Task item: Please filter the entries and return only the lines that include "ipsy".

Data for this exercise:

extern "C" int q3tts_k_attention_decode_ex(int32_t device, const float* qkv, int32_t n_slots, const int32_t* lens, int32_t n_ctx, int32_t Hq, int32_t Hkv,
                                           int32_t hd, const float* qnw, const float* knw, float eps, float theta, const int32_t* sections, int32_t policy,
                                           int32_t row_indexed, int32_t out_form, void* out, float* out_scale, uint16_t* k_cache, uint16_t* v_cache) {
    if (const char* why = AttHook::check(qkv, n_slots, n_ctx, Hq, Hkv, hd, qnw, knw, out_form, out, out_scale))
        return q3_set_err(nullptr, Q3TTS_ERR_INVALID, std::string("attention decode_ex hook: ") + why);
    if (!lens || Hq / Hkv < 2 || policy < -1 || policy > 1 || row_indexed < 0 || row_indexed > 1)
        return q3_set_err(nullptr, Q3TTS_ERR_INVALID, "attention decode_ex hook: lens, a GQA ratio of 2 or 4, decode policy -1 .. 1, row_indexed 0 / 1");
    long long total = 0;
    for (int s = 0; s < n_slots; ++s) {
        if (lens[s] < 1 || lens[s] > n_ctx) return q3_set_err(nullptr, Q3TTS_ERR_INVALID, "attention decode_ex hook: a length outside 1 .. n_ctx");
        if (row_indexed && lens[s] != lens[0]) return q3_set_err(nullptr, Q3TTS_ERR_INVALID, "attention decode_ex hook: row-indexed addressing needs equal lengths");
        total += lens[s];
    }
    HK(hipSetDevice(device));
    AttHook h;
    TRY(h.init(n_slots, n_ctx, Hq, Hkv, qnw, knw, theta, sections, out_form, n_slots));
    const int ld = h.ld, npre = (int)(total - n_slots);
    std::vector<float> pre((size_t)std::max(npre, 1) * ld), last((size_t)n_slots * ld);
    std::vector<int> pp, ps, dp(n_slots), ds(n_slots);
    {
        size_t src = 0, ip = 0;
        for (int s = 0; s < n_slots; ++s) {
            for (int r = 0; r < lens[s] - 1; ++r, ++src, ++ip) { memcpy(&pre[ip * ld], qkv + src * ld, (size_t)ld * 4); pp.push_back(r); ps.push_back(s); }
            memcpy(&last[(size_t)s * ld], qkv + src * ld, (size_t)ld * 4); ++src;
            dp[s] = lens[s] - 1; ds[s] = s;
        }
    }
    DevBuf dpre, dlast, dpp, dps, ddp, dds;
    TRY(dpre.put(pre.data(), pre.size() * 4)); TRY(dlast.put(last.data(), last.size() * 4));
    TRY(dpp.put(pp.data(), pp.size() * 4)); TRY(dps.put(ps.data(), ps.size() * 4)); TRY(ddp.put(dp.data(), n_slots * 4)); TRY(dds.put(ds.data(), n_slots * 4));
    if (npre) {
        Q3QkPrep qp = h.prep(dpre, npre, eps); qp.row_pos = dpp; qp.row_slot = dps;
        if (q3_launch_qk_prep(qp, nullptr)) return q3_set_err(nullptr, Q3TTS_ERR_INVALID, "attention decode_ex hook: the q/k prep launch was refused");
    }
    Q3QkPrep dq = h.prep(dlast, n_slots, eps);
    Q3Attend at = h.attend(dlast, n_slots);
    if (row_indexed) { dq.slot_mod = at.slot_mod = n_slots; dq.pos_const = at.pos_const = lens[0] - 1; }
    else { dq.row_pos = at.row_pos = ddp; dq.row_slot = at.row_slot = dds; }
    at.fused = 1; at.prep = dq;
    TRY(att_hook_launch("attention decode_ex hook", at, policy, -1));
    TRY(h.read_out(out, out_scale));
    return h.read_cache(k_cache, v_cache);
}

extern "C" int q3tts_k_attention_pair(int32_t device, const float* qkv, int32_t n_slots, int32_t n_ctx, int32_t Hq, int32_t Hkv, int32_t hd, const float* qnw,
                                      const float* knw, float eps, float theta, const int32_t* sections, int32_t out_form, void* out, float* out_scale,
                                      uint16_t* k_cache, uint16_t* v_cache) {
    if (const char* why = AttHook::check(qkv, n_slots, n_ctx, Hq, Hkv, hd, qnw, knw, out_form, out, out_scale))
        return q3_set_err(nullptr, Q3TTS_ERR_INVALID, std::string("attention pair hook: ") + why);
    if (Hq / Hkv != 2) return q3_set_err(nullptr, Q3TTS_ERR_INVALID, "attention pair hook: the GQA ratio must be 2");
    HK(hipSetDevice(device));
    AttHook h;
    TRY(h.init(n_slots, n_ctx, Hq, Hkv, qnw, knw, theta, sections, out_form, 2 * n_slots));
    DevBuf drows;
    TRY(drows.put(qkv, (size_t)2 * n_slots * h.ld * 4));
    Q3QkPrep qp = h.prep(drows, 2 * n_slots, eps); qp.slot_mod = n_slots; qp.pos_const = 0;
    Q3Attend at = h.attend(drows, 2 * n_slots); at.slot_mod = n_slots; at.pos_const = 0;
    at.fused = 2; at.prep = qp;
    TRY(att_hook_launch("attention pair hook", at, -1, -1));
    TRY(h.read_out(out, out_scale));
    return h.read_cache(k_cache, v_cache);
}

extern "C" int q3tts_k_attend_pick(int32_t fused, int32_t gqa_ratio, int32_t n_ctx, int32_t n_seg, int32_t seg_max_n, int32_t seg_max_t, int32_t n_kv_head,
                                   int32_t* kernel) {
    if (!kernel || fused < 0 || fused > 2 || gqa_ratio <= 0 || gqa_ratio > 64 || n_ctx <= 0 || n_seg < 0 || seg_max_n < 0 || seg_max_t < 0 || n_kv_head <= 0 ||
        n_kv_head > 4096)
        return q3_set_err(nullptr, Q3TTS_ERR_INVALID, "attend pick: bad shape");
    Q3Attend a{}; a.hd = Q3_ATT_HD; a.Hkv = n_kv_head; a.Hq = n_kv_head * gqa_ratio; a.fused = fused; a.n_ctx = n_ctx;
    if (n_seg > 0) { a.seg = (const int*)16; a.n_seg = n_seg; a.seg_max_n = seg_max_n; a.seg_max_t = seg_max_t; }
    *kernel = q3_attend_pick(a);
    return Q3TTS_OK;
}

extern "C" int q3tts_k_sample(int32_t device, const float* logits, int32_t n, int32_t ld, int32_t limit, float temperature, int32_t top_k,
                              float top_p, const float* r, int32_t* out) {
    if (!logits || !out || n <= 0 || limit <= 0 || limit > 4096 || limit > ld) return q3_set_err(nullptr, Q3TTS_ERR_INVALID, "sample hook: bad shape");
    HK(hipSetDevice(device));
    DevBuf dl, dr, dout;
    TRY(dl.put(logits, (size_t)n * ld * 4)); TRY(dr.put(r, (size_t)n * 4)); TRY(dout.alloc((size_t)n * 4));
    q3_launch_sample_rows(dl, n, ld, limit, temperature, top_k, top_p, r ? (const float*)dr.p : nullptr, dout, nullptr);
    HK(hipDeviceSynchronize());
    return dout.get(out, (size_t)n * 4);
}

...

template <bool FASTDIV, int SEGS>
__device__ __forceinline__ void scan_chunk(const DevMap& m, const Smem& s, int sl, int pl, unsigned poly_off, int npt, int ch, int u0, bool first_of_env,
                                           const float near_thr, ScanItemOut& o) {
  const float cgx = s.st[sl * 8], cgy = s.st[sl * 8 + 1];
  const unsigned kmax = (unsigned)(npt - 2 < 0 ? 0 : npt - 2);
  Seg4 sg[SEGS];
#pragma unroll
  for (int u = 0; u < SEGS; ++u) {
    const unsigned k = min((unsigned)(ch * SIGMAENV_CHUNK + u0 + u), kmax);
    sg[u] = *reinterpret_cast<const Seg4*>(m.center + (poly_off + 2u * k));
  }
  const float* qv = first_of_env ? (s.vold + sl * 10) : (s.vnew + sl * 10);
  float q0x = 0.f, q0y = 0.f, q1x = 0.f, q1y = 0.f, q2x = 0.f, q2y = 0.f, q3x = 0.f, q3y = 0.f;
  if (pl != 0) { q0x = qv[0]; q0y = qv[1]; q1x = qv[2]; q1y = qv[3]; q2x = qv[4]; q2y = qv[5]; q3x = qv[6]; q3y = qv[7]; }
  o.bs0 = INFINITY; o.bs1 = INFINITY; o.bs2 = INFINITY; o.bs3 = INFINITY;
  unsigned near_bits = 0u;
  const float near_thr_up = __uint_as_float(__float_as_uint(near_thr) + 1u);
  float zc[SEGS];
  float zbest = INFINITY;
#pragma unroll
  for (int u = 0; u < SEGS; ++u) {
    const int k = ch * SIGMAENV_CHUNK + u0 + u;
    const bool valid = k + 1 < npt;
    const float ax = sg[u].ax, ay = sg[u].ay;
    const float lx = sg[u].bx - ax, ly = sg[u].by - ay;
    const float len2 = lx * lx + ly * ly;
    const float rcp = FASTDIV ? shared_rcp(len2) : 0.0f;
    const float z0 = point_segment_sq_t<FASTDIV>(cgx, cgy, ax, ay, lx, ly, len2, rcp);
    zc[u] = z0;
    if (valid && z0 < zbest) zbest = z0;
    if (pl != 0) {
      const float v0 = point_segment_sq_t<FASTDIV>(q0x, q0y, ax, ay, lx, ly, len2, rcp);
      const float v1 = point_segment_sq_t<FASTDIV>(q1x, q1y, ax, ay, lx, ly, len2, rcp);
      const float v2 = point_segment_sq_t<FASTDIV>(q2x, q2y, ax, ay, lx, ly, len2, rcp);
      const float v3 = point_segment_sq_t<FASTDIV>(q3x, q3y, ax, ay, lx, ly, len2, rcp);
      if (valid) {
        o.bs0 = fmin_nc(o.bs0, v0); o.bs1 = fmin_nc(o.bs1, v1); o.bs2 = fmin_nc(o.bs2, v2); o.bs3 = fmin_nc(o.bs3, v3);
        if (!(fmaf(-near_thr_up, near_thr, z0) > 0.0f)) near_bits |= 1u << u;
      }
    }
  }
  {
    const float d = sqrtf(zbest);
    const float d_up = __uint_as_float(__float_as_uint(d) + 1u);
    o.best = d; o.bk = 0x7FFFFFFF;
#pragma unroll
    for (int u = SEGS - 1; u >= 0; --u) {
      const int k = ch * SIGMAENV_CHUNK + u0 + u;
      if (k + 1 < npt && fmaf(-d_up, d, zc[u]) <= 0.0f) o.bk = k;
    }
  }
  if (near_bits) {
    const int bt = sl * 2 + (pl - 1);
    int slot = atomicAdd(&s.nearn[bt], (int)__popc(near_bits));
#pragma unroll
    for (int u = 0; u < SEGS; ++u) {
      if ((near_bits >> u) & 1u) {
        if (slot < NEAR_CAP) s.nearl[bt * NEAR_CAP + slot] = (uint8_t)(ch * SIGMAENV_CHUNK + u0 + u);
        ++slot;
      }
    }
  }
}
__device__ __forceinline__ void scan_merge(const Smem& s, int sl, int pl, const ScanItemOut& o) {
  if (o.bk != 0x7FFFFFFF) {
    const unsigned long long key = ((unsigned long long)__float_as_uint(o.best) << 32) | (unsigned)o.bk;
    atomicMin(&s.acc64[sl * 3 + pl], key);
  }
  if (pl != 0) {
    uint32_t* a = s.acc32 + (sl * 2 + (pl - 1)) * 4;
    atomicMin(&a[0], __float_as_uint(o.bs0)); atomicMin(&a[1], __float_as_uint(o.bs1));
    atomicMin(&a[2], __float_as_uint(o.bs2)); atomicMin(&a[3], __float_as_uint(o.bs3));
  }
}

* * *

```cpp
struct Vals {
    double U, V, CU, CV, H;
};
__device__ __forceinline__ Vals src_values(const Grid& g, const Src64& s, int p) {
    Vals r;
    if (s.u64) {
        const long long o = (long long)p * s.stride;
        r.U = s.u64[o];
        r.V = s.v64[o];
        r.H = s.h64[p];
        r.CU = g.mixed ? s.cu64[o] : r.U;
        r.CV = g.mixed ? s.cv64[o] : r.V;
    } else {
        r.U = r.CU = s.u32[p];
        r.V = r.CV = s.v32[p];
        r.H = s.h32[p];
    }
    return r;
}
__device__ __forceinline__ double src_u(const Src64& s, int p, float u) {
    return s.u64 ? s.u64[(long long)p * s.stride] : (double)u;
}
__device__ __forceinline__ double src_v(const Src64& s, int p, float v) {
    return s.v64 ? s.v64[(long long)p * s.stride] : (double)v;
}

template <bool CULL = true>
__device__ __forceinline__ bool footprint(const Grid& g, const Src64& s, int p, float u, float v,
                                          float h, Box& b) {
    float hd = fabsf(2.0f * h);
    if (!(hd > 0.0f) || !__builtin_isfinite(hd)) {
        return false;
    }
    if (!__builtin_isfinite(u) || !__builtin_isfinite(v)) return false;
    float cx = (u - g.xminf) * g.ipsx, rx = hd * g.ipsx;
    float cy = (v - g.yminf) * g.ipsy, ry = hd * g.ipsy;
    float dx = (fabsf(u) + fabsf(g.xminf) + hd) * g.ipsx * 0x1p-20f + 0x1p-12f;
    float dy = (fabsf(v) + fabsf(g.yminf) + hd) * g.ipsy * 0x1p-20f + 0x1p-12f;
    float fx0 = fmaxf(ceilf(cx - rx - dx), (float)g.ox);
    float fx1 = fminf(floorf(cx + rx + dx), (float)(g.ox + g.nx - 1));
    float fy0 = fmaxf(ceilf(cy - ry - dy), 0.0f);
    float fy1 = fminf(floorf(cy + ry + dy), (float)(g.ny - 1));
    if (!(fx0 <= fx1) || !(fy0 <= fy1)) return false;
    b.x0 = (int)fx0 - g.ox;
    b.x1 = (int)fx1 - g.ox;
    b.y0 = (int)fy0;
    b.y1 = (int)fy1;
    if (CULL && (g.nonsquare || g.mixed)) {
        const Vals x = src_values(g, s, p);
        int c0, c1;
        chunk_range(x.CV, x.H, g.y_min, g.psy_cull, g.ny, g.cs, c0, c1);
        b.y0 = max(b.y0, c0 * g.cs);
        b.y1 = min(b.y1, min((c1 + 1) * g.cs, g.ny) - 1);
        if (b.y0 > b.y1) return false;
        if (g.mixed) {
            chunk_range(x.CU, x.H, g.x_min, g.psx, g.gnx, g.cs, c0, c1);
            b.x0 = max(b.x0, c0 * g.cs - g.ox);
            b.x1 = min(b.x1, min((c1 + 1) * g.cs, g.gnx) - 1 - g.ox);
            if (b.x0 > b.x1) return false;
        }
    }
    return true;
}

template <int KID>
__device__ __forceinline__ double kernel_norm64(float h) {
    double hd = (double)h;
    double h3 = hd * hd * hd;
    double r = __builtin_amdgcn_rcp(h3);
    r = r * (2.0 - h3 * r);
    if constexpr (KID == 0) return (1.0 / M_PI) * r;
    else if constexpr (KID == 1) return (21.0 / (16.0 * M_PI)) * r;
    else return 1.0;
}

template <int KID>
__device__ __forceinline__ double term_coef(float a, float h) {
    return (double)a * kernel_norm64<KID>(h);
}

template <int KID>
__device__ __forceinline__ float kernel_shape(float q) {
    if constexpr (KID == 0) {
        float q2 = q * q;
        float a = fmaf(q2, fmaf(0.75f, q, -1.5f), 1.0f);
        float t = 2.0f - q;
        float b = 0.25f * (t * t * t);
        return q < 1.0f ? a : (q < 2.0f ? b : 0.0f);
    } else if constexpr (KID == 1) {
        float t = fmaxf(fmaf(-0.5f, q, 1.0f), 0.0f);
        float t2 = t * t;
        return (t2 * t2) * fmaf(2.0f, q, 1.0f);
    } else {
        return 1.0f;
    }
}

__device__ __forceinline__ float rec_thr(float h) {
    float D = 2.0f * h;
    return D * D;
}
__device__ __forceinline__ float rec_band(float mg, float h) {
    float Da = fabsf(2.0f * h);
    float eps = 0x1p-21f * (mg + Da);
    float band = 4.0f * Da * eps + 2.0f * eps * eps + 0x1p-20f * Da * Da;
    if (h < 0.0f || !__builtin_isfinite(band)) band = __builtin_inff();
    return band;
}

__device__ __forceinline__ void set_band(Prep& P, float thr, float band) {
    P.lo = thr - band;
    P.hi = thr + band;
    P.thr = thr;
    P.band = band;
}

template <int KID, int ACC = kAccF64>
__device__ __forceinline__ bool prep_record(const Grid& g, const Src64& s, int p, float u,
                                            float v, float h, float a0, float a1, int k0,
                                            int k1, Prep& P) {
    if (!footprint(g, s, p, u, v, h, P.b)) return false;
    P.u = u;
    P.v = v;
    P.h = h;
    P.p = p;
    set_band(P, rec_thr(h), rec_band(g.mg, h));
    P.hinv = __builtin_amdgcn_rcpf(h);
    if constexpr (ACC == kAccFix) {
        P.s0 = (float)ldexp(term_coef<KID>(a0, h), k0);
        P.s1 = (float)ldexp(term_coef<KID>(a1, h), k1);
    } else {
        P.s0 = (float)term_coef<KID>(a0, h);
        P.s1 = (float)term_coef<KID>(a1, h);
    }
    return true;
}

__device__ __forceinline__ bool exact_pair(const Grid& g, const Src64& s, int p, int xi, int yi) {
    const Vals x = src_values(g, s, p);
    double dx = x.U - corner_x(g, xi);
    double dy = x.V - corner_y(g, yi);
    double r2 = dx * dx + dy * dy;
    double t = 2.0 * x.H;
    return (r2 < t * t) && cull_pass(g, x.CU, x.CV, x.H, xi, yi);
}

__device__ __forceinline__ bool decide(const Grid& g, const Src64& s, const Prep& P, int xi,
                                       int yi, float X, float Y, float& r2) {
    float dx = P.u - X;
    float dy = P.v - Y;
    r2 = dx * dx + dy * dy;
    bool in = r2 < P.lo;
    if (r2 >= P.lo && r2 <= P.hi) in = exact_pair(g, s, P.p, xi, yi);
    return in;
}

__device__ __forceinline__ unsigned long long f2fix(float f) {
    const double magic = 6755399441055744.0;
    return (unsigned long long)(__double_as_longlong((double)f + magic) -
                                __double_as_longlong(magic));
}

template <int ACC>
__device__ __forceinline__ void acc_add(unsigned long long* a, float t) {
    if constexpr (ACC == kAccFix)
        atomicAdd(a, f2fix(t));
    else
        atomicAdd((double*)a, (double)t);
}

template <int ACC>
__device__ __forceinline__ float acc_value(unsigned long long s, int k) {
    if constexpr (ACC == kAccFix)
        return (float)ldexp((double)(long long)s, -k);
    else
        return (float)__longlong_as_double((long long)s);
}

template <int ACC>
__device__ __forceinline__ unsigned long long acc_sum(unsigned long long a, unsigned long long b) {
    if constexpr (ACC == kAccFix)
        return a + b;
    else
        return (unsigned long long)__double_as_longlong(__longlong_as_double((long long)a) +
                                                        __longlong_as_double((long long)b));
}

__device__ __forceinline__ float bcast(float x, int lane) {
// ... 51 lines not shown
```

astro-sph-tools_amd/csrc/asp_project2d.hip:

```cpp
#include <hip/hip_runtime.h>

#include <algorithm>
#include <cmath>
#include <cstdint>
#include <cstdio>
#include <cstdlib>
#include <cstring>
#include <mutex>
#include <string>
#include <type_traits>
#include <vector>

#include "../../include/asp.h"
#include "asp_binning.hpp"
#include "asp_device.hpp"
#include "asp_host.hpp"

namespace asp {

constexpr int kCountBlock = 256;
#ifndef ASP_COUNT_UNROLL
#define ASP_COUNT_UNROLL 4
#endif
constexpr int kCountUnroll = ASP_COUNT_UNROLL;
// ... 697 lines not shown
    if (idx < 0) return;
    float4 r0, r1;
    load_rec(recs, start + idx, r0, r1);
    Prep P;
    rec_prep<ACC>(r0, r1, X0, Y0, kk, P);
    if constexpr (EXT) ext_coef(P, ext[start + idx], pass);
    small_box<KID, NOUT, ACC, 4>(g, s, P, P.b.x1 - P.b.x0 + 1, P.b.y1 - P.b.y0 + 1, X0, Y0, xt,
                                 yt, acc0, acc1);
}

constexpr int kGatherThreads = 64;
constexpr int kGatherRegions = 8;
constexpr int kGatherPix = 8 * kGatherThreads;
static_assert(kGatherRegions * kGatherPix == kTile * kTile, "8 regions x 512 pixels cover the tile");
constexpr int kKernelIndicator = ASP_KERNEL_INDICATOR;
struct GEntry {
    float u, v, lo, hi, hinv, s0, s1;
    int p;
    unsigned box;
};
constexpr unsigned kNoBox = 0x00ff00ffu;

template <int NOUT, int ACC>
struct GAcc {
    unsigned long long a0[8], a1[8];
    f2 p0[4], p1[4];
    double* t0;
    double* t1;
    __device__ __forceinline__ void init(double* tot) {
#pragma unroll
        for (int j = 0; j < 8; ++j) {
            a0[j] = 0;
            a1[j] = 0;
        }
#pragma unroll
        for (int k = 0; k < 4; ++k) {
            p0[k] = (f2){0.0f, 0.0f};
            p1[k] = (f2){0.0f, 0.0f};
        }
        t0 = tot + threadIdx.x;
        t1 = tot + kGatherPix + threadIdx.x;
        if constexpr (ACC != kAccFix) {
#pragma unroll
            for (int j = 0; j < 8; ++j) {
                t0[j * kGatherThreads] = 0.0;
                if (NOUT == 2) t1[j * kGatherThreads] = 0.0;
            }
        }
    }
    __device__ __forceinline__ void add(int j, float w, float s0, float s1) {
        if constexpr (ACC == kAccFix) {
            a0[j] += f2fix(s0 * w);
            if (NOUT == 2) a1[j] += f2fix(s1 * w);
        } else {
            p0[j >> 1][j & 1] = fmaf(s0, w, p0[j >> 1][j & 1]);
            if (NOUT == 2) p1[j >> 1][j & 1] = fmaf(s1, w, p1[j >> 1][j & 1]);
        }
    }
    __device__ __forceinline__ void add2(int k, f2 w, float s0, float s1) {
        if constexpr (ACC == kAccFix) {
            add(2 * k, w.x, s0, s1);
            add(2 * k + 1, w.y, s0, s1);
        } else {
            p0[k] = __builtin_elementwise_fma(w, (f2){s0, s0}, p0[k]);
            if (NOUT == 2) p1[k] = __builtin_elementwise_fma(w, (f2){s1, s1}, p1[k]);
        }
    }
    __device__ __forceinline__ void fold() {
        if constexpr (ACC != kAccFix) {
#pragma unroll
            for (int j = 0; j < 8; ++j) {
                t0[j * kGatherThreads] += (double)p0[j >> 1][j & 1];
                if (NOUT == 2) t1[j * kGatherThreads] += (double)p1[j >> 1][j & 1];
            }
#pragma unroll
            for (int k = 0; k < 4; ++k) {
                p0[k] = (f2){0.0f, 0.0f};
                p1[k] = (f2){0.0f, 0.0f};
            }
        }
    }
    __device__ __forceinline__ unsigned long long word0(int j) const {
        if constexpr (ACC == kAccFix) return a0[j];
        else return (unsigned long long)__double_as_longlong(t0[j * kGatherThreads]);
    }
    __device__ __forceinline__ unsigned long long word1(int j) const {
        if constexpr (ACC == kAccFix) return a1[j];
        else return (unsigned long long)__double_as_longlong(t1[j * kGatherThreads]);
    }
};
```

Reply:
    float cy = (v - g.yminf) * g.ipsy, ry = hd * g.ipsy;
    float dy = (fabsf(v) + fabsf(g.yminf) + hd) * g.ipsy * 0x1p-20f + 0x1p-12f;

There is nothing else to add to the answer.